* What to produce *
Only lines holding the word "true" are needed; copy each of them from the material.

* Supplied entries *
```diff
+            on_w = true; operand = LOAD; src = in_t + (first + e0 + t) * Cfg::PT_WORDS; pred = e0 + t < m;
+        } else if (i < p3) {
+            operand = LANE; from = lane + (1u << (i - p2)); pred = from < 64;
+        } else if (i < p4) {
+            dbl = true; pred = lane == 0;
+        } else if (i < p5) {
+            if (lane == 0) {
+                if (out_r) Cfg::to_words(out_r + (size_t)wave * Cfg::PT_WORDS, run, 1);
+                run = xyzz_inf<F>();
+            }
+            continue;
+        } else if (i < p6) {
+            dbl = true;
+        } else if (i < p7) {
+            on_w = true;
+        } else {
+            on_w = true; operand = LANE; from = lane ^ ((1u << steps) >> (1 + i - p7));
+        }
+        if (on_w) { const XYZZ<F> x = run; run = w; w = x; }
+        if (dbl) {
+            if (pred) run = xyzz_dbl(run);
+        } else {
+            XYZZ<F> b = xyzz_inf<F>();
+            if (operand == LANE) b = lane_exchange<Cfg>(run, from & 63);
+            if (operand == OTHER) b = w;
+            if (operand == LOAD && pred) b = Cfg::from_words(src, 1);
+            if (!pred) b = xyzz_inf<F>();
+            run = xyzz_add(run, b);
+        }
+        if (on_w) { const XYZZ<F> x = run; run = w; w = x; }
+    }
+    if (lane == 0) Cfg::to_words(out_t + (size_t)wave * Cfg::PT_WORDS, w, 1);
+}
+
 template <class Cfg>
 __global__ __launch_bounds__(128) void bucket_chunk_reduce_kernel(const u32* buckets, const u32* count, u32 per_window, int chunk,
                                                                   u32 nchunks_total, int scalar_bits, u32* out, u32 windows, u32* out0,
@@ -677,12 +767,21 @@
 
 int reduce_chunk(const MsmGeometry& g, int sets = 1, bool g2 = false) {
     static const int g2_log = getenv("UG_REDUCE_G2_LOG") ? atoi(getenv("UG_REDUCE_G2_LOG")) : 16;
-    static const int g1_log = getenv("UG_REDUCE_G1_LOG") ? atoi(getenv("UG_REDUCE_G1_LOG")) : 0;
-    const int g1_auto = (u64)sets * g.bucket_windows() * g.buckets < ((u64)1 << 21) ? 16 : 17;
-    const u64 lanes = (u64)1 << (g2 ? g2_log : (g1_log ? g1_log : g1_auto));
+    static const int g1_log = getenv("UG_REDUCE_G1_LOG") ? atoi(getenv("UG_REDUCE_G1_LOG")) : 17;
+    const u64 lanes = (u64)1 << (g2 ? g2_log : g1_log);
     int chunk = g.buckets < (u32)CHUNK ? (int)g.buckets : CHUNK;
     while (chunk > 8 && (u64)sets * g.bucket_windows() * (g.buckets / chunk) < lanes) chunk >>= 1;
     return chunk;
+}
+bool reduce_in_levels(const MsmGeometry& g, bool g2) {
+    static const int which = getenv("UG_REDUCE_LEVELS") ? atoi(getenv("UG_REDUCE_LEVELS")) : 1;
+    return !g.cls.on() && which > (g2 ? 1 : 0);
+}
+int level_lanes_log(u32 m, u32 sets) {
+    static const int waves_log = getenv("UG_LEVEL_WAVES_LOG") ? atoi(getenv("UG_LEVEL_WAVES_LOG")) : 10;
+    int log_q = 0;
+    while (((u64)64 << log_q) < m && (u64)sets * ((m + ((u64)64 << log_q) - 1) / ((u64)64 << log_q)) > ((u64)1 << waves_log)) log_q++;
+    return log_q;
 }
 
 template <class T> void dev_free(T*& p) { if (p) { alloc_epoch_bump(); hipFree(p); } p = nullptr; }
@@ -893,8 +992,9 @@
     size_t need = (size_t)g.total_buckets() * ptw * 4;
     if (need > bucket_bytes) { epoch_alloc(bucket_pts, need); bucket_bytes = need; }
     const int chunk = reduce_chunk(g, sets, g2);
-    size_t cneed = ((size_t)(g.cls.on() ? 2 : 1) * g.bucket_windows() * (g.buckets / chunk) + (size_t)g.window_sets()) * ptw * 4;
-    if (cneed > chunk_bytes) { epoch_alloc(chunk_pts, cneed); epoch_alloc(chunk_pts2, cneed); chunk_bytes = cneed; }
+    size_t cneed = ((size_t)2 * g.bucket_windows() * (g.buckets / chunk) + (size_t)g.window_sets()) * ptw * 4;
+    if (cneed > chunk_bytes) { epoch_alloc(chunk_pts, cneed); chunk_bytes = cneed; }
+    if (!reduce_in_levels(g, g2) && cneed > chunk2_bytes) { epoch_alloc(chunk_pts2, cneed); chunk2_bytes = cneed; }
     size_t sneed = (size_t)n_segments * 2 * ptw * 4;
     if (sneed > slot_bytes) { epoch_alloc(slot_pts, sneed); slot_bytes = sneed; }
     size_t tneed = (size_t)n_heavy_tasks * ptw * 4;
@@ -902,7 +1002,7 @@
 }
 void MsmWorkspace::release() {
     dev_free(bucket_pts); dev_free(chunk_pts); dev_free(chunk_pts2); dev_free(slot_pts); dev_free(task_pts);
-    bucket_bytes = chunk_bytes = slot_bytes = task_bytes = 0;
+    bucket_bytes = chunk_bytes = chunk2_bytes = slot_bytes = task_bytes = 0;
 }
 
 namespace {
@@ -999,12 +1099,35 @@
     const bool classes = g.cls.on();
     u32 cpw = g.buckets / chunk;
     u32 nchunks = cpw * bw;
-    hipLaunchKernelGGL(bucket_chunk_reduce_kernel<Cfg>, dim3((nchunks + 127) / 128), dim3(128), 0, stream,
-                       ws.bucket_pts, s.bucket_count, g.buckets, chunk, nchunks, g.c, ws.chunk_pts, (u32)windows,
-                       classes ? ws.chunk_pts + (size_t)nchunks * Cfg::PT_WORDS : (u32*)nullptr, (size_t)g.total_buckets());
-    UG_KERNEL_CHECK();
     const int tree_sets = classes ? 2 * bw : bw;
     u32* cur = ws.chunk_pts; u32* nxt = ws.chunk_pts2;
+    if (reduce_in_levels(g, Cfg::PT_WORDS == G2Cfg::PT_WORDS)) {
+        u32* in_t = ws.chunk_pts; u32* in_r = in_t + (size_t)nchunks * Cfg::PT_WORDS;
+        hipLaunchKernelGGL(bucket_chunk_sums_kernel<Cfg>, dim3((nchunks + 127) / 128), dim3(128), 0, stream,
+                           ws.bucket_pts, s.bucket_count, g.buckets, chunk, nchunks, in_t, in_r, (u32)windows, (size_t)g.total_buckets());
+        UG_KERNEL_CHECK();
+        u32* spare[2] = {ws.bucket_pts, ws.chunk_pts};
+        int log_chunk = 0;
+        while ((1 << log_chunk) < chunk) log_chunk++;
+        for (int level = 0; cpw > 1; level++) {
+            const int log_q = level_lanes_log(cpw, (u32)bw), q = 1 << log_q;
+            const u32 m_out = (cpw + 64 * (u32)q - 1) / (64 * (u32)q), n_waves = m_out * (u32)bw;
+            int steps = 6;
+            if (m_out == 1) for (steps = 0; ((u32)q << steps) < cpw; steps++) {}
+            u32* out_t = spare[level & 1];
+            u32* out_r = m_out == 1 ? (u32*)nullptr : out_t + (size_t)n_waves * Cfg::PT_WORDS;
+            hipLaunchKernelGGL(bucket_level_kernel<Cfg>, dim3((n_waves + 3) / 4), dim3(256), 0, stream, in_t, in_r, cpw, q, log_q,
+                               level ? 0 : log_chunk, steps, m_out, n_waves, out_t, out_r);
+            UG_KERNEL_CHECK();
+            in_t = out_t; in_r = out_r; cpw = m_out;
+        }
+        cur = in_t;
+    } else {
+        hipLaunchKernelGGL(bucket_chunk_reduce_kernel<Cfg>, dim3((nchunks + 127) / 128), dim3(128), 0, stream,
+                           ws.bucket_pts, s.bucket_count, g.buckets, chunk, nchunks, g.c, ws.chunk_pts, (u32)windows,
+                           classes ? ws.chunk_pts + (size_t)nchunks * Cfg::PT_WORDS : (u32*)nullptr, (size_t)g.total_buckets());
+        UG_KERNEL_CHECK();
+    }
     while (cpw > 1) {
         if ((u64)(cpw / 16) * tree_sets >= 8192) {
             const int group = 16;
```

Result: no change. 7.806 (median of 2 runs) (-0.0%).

* Response to the task *
+            on_w = true; operand = LOAD; src = in_t + (first + e0 + t) * Cfg::PT_WORDS; pred = e0 + t < m;
+            dbl = true; pred = lane == 0;
+            dbl = true;
+            on_w = true;
+            on_w = true; operand = LANE; from = lane ^ ((1u << steps) >> (1 + i - p7));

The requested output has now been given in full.